__EXERCISE MATERIAL__:
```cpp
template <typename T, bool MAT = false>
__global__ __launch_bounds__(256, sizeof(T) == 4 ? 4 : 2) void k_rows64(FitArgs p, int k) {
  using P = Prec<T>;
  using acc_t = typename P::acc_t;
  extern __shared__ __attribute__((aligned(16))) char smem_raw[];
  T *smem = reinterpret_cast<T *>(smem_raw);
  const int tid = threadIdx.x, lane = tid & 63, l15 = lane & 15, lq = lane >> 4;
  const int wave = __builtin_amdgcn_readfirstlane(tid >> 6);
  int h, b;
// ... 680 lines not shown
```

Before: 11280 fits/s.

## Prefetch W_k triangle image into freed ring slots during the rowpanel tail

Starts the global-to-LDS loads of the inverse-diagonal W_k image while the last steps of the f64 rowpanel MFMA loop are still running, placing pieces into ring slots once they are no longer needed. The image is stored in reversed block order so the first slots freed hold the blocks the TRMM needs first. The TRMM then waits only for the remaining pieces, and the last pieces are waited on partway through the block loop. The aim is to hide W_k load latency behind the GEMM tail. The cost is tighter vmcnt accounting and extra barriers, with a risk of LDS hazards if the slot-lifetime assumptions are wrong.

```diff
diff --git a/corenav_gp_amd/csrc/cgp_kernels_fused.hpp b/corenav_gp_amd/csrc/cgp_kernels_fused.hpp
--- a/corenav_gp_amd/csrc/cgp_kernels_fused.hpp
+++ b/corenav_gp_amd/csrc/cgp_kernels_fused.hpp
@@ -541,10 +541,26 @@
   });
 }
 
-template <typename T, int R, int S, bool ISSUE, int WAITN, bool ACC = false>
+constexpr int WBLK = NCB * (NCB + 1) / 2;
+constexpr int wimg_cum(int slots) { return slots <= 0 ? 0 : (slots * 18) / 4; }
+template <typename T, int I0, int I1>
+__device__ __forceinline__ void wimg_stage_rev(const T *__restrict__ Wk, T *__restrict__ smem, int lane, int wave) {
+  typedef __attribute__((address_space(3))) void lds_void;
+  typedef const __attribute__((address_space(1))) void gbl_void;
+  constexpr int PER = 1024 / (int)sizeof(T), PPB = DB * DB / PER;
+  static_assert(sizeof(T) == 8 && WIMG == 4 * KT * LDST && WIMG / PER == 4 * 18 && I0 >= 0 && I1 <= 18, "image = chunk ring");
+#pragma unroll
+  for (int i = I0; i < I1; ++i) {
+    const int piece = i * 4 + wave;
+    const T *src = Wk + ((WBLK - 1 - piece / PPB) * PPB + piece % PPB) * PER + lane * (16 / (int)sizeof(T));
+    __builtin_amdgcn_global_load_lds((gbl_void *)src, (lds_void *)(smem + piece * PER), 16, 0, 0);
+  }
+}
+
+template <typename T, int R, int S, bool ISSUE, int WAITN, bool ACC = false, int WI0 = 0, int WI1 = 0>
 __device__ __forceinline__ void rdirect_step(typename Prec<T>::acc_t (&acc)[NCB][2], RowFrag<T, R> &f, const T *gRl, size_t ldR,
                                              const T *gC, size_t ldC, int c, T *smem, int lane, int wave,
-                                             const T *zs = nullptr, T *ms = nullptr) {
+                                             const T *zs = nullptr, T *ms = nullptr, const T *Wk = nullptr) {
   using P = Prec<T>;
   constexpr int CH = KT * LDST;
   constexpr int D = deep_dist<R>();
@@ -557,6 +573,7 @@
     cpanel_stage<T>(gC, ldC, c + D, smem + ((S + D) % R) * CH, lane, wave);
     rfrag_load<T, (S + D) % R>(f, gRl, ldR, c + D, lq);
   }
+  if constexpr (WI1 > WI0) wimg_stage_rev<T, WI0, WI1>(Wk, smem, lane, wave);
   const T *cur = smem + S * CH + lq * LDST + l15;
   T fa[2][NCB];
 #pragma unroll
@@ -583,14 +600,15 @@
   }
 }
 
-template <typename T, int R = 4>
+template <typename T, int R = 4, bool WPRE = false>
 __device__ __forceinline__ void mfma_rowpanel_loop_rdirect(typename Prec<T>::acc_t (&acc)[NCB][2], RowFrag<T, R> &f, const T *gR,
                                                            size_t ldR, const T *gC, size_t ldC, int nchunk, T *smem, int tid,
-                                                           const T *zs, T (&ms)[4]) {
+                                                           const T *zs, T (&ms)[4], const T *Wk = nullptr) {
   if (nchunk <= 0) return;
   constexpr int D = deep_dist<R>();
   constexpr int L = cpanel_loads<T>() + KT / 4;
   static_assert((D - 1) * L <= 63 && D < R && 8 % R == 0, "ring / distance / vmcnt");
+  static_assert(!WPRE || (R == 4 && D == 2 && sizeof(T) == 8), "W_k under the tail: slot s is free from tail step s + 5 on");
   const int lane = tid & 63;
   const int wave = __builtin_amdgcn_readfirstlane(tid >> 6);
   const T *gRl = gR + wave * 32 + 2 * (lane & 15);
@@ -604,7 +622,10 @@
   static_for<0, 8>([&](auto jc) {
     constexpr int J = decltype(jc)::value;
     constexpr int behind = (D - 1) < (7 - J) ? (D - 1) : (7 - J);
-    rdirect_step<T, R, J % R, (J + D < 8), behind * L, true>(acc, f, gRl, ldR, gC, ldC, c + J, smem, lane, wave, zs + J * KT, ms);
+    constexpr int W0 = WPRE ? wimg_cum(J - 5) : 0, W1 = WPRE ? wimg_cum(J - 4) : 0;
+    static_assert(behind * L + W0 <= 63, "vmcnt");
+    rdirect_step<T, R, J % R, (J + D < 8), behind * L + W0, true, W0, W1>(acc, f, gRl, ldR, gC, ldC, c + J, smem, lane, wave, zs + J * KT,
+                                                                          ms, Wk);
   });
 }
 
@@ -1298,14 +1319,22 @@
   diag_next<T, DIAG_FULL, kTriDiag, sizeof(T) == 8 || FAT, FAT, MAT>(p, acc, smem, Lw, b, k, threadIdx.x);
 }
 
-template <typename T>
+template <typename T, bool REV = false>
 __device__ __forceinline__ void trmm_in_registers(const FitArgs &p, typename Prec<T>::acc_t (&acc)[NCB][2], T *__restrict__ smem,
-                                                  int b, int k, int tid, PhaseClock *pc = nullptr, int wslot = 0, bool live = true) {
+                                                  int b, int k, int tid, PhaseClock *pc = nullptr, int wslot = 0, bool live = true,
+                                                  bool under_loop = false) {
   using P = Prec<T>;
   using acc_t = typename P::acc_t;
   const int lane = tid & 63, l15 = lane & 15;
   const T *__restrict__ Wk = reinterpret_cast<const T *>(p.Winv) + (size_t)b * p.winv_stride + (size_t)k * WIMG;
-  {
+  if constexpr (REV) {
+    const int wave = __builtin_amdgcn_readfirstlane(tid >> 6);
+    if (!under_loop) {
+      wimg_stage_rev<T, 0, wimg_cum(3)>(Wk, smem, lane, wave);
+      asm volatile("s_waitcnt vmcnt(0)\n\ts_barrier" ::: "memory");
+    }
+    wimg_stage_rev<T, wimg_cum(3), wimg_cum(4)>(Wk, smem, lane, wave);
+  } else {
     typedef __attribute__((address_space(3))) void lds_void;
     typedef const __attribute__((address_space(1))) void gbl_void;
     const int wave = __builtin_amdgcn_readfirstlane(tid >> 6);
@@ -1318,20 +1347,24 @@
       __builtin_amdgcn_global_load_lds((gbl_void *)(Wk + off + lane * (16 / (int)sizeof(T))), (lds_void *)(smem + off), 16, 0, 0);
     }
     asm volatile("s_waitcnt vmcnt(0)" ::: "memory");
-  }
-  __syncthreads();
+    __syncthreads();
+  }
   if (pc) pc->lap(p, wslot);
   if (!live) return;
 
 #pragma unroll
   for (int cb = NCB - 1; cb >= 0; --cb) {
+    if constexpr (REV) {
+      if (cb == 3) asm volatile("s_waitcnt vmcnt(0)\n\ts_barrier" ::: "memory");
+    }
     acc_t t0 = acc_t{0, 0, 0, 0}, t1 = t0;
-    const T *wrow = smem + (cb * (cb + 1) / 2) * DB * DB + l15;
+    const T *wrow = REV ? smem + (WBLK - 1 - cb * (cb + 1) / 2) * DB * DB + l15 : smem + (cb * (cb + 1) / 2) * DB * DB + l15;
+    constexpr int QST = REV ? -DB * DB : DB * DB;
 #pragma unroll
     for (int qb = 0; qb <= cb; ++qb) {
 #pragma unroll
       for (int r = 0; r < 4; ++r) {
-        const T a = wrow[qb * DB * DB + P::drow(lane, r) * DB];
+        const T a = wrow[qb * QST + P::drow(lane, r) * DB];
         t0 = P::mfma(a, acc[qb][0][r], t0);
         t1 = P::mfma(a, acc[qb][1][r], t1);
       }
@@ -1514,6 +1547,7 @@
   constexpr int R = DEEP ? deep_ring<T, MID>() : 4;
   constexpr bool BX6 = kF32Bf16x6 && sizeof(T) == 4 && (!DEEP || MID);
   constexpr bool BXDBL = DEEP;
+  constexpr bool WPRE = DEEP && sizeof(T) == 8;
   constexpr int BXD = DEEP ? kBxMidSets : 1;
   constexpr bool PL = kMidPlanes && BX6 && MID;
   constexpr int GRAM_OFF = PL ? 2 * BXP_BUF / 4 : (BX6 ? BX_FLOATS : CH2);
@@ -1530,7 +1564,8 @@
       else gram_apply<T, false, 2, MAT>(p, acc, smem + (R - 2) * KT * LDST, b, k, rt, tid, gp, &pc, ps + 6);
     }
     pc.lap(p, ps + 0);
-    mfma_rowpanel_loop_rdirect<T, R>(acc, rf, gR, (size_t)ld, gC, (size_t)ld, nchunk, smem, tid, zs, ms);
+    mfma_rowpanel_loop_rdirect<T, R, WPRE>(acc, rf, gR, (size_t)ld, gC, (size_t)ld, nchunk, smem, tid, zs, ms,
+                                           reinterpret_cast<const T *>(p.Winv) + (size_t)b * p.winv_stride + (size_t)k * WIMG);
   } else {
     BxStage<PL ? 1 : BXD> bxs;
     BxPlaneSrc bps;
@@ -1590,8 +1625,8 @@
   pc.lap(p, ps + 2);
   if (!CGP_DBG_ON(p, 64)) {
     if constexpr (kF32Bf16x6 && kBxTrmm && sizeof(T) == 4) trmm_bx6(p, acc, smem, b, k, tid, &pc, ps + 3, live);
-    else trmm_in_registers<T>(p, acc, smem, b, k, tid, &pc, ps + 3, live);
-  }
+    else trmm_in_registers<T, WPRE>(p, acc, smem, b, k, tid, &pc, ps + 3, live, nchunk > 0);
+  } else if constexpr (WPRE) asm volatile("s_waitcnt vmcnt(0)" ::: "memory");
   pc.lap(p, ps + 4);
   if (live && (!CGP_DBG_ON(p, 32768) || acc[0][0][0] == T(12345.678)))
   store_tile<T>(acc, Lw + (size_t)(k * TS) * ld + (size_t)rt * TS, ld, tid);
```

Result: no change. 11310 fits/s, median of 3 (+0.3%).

...

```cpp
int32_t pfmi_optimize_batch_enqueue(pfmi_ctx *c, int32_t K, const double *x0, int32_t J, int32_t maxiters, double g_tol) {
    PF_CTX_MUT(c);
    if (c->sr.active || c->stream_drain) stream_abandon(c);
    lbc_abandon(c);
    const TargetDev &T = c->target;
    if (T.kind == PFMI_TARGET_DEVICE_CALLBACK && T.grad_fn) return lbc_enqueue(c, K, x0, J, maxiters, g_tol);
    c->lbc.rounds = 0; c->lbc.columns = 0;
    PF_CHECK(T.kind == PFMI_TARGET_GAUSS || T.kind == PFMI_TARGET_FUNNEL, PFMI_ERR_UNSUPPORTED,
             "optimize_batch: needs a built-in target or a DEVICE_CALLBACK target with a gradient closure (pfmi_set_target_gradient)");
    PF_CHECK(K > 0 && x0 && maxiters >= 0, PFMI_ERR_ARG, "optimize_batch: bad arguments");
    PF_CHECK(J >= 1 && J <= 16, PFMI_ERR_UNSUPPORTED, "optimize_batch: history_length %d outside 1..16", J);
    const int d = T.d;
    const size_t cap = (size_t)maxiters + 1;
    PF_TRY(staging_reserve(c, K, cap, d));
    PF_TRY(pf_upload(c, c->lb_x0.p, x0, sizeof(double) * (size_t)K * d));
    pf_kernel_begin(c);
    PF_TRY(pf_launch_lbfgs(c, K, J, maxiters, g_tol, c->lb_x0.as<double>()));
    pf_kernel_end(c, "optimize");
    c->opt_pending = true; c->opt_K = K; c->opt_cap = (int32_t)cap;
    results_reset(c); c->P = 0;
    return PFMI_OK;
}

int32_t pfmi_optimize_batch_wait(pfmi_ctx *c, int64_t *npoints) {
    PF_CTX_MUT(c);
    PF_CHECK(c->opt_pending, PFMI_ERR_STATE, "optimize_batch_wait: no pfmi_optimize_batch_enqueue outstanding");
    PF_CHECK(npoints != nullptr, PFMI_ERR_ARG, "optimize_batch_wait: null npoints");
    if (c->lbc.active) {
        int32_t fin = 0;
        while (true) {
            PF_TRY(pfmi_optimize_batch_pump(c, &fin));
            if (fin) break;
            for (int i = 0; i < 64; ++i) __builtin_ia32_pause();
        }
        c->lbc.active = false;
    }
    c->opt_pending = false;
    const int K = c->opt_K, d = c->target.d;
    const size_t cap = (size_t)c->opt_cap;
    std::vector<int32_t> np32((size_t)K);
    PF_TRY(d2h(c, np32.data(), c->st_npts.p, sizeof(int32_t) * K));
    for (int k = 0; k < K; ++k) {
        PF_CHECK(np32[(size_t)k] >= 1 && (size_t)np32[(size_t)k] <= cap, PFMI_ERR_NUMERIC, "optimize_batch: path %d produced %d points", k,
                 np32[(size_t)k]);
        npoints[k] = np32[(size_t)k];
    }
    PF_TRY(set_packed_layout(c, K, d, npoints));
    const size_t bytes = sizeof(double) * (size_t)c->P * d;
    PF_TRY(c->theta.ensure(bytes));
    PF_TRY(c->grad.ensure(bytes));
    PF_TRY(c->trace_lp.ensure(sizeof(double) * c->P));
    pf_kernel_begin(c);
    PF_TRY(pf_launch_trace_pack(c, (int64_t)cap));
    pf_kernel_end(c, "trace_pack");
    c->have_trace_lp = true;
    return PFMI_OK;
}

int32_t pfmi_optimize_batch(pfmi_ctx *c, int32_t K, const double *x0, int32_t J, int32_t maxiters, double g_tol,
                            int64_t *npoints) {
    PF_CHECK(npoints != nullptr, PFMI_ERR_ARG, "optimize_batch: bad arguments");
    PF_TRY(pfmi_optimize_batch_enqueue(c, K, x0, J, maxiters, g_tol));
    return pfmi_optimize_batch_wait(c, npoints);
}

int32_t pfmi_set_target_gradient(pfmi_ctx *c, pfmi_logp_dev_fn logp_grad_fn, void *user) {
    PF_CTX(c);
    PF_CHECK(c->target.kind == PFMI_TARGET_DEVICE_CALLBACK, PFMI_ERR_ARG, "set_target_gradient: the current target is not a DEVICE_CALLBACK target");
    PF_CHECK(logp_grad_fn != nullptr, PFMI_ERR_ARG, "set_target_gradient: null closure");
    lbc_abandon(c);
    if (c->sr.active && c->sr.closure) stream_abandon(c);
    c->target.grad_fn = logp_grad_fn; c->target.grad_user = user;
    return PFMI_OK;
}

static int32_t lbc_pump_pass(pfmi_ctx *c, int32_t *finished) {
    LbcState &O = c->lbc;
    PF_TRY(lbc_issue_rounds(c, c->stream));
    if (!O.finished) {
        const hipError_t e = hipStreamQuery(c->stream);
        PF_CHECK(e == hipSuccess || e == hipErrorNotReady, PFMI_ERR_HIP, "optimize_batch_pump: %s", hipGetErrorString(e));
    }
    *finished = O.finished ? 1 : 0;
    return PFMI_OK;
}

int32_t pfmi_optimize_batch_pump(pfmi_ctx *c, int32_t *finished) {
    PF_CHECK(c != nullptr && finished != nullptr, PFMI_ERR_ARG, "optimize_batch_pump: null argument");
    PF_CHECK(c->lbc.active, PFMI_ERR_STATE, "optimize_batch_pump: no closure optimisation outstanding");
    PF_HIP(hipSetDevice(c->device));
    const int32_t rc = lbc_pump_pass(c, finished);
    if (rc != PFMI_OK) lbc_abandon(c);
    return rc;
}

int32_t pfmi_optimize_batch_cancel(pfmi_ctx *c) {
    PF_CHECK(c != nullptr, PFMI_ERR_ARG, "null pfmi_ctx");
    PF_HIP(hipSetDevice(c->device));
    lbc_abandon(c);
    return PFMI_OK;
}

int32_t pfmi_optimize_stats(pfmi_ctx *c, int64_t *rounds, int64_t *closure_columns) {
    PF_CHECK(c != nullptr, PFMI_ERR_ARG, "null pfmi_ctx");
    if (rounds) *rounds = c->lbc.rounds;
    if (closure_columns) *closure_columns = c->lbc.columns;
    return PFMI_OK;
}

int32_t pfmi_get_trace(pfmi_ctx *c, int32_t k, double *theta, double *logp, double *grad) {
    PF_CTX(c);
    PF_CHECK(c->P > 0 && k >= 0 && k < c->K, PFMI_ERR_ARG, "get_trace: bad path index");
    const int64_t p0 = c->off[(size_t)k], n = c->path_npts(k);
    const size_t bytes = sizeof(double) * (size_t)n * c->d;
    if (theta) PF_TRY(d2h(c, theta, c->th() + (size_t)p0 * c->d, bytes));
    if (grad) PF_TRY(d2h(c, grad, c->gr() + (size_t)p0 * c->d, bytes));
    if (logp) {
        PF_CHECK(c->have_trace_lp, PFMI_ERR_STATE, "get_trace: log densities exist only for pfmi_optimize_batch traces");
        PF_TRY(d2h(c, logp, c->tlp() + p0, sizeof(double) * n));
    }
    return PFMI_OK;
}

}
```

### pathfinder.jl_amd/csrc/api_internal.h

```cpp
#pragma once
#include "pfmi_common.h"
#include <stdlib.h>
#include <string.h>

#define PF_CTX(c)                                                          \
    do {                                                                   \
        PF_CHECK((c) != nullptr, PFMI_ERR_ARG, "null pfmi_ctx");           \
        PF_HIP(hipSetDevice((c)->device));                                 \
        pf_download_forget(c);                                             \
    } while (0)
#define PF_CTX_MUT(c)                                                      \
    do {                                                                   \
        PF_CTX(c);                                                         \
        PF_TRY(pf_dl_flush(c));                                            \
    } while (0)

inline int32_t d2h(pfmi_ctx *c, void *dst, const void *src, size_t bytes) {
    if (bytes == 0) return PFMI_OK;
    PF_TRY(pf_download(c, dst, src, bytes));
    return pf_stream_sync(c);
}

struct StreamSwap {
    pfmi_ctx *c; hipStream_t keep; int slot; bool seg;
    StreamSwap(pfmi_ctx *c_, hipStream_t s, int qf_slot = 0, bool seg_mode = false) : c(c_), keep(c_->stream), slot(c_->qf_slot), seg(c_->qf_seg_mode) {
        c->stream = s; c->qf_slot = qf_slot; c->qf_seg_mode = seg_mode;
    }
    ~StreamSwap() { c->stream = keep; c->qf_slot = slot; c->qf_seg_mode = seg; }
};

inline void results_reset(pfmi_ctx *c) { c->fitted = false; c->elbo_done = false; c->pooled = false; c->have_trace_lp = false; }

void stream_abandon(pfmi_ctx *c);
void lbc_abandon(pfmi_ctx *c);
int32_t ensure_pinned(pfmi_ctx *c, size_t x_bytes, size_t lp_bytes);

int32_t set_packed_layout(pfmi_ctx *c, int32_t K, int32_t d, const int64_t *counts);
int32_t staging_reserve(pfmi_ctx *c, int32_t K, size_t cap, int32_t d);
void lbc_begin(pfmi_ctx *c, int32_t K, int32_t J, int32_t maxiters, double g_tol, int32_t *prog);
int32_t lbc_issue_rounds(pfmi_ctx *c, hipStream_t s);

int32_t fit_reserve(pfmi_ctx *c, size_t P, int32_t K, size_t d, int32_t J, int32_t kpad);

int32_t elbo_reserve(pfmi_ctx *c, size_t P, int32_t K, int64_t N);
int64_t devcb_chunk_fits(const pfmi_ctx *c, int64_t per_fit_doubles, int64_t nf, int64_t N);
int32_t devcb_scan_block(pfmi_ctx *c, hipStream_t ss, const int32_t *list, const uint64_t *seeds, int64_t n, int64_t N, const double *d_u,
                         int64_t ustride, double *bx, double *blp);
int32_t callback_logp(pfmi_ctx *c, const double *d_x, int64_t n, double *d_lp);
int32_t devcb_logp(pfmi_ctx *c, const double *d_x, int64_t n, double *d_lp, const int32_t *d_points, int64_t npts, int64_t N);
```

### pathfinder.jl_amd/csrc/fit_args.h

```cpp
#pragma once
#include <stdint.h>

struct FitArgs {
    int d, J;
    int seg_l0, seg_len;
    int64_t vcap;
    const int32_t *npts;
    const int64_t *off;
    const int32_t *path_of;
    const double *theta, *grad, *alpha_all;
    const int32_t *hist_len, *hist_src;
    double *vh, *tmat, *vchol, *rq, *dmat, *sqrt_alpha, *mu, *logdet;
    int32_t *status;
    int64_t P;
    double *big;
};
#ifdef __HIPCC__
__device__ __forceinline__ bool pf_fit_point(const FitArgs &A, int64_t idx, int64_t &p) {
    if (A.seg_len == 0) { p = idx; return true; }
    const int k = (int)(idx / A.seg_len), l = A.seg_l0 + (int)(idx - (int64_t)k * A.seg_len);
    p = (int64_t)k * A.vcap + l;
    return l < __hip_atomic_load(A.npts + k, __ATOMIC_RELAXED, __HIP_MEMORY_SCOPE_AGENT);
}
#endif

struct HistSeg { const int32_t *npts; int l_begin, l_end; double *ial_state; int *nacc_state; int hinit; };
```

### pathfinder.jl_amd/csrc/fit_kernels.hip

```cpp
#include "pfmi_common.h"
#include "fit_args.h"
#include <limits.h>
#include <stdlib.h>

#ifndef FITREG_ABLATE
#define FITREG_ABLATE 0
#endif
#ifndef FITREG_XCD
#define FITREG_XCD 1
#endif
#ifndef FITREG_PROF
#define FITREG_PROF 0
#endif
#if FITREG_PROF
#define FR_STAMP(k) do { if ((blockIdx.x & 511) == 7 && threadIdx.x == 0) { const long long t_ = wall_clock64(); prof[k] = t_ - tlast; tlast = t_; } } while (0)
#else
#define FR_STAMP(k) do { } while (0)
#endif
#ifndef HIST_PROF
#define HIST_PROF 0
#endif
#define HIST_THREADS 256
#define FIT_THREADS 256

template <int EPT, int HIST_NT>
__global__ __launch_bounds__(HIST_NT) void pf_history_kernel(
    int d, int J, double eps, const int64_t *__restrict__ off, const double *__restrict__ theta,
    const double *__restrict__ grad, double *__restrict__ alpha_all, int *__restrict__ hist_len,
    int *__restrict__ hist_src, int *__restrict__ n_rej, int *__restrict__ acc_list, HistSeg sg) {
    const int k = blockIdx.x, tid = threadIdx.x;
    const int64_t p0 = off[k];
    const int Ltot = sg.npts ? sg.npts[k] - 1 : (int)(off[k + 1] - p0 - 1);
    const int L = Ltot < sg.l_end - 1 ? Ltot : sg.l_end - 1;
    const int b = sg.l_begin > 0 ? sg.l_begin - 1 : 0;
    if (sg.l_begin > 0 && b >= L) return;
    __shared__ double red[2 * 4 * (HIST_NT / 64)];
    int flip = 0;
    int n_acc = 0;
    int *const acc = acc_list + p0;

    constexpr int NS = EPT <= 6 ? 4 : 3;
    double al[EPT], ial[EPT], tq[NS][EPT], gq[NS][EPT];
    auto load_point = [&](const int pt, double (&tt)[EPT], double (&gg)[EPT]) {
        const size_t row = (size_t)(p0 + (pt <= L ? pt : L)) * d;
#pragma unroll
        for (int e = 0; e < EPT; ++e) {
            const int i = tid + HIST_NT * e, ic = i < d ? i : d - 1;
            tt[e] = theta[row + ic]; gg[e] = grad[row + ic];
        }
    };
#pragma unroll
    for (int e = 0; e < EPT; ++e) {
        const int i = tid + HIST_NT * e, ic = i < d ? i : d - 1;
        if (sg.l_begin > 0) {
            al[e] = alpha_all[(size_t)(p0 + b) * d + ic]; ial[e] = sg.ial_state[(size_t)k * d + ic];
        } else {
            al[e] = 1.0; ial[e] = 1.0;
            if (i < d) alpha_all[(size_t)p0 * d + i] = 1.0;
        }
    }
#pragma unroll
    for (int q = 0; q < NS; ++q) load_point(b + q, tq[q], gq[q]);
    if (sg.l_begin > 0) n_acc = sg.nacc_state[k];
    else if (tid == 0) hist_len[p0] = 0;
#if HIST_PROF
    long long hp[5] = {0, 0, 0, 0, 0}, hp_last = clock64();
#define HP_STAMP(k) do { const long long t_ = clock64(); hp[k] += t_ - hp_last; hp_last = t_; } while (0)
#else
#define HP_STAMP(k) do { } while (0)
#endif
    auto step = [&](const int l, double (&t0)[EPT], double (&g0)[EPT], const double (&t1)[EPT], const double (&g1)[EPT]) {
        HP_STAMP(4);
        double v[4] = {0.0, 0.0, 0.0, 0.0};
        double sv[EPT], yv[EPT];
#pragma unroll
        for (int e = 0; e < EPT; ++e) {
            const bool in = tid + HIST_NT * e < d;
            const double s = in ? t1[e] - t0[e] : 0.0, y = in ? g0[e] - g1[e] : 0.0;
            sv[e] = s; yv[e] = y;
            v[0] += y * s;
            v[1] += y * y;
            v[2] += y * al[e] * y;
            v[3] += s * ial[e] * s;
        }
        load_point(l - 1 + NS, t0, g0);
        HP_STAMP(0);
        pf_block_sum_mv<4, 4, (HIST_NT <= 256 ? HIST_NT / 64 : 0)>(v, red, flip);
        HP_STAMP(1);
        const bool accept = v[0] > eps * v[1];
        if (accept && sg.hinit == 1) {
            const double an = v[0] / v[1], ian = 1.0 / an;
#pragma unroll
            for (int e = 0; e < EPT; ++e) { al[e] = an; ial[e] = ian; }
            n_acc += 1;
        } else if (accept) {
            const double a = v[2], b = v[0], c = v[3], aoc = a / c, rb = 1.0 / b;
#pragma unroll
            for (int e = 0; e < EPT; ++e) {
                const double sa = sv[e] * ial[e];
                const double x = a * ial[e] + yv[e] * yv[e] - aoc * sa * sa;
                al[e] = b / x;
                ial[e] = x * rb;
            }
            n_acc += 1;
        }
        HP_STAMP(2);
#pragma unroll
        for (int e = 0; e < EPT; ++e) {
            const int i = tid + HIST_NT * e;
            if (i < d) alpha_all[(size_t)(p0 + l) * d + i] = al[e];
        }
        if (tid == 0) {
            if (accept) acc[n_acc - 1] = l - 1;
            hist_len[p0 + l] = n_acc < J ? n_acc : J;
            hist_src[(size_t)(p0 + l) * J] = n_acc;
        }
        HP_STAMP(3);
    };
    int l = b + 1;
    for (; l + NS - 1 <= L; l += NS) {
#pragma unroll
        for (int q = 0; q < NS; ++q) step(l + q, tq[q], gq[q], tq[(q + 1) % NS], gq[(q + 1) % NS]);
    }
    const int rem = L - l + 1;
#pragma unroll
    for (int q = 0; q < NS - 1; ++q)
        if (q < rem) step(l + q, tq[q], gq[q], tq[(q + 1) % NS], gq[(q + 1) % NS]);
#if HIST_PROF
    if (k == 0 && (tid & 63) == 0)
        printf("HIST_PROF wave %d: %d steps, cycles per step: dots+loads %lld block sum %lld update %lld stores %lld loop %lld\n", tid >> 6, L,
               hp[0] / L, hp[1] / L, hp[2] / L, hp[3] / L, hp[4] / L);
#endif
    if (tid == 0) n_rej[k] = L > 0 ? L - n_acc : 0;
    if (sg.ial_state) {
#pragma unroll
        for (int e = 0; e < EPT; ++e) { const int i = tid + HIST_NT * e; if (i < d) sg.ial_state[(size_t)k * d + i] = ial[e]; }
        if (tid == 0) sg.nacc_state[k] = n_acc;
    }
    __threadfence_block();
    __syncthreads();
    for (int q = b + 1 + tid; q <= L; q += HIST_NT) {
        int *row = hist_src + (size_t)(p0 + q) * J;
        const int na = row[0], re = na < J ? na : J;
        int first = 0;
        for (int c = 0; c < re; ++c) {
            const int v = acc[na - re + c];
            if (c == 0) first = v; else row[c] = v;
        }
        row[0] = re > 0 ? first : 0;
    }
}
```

__EXERCISE INSTRUCTIONS__: Scan the listing above. Gather each line that contains the word "freed".

__SOLUTION FOR THIS TASK__:
## Prefetch W_k triangle image into freed ring slots during the rowpanel tail
Starts the global-to-LDS loads of the inverse-diagonal W_k image while the last steps of the f64 rowpanel MFMA loop are still running, placing pieces into ring slots once they are no longer needed. The image is stored in reversed block order so the first slots freed hold the blocks the TRMM needs first. The TRMM then waits only for the remaining pieces, and the last pieces are waited on partway through the block loop. The aim is to hide W_k load latency behind the GEMM tail. The cost is tighter vmcnt accounting and extra barriers, with a risk of LDS hazards if the slot-lifetime assumptions are wrong.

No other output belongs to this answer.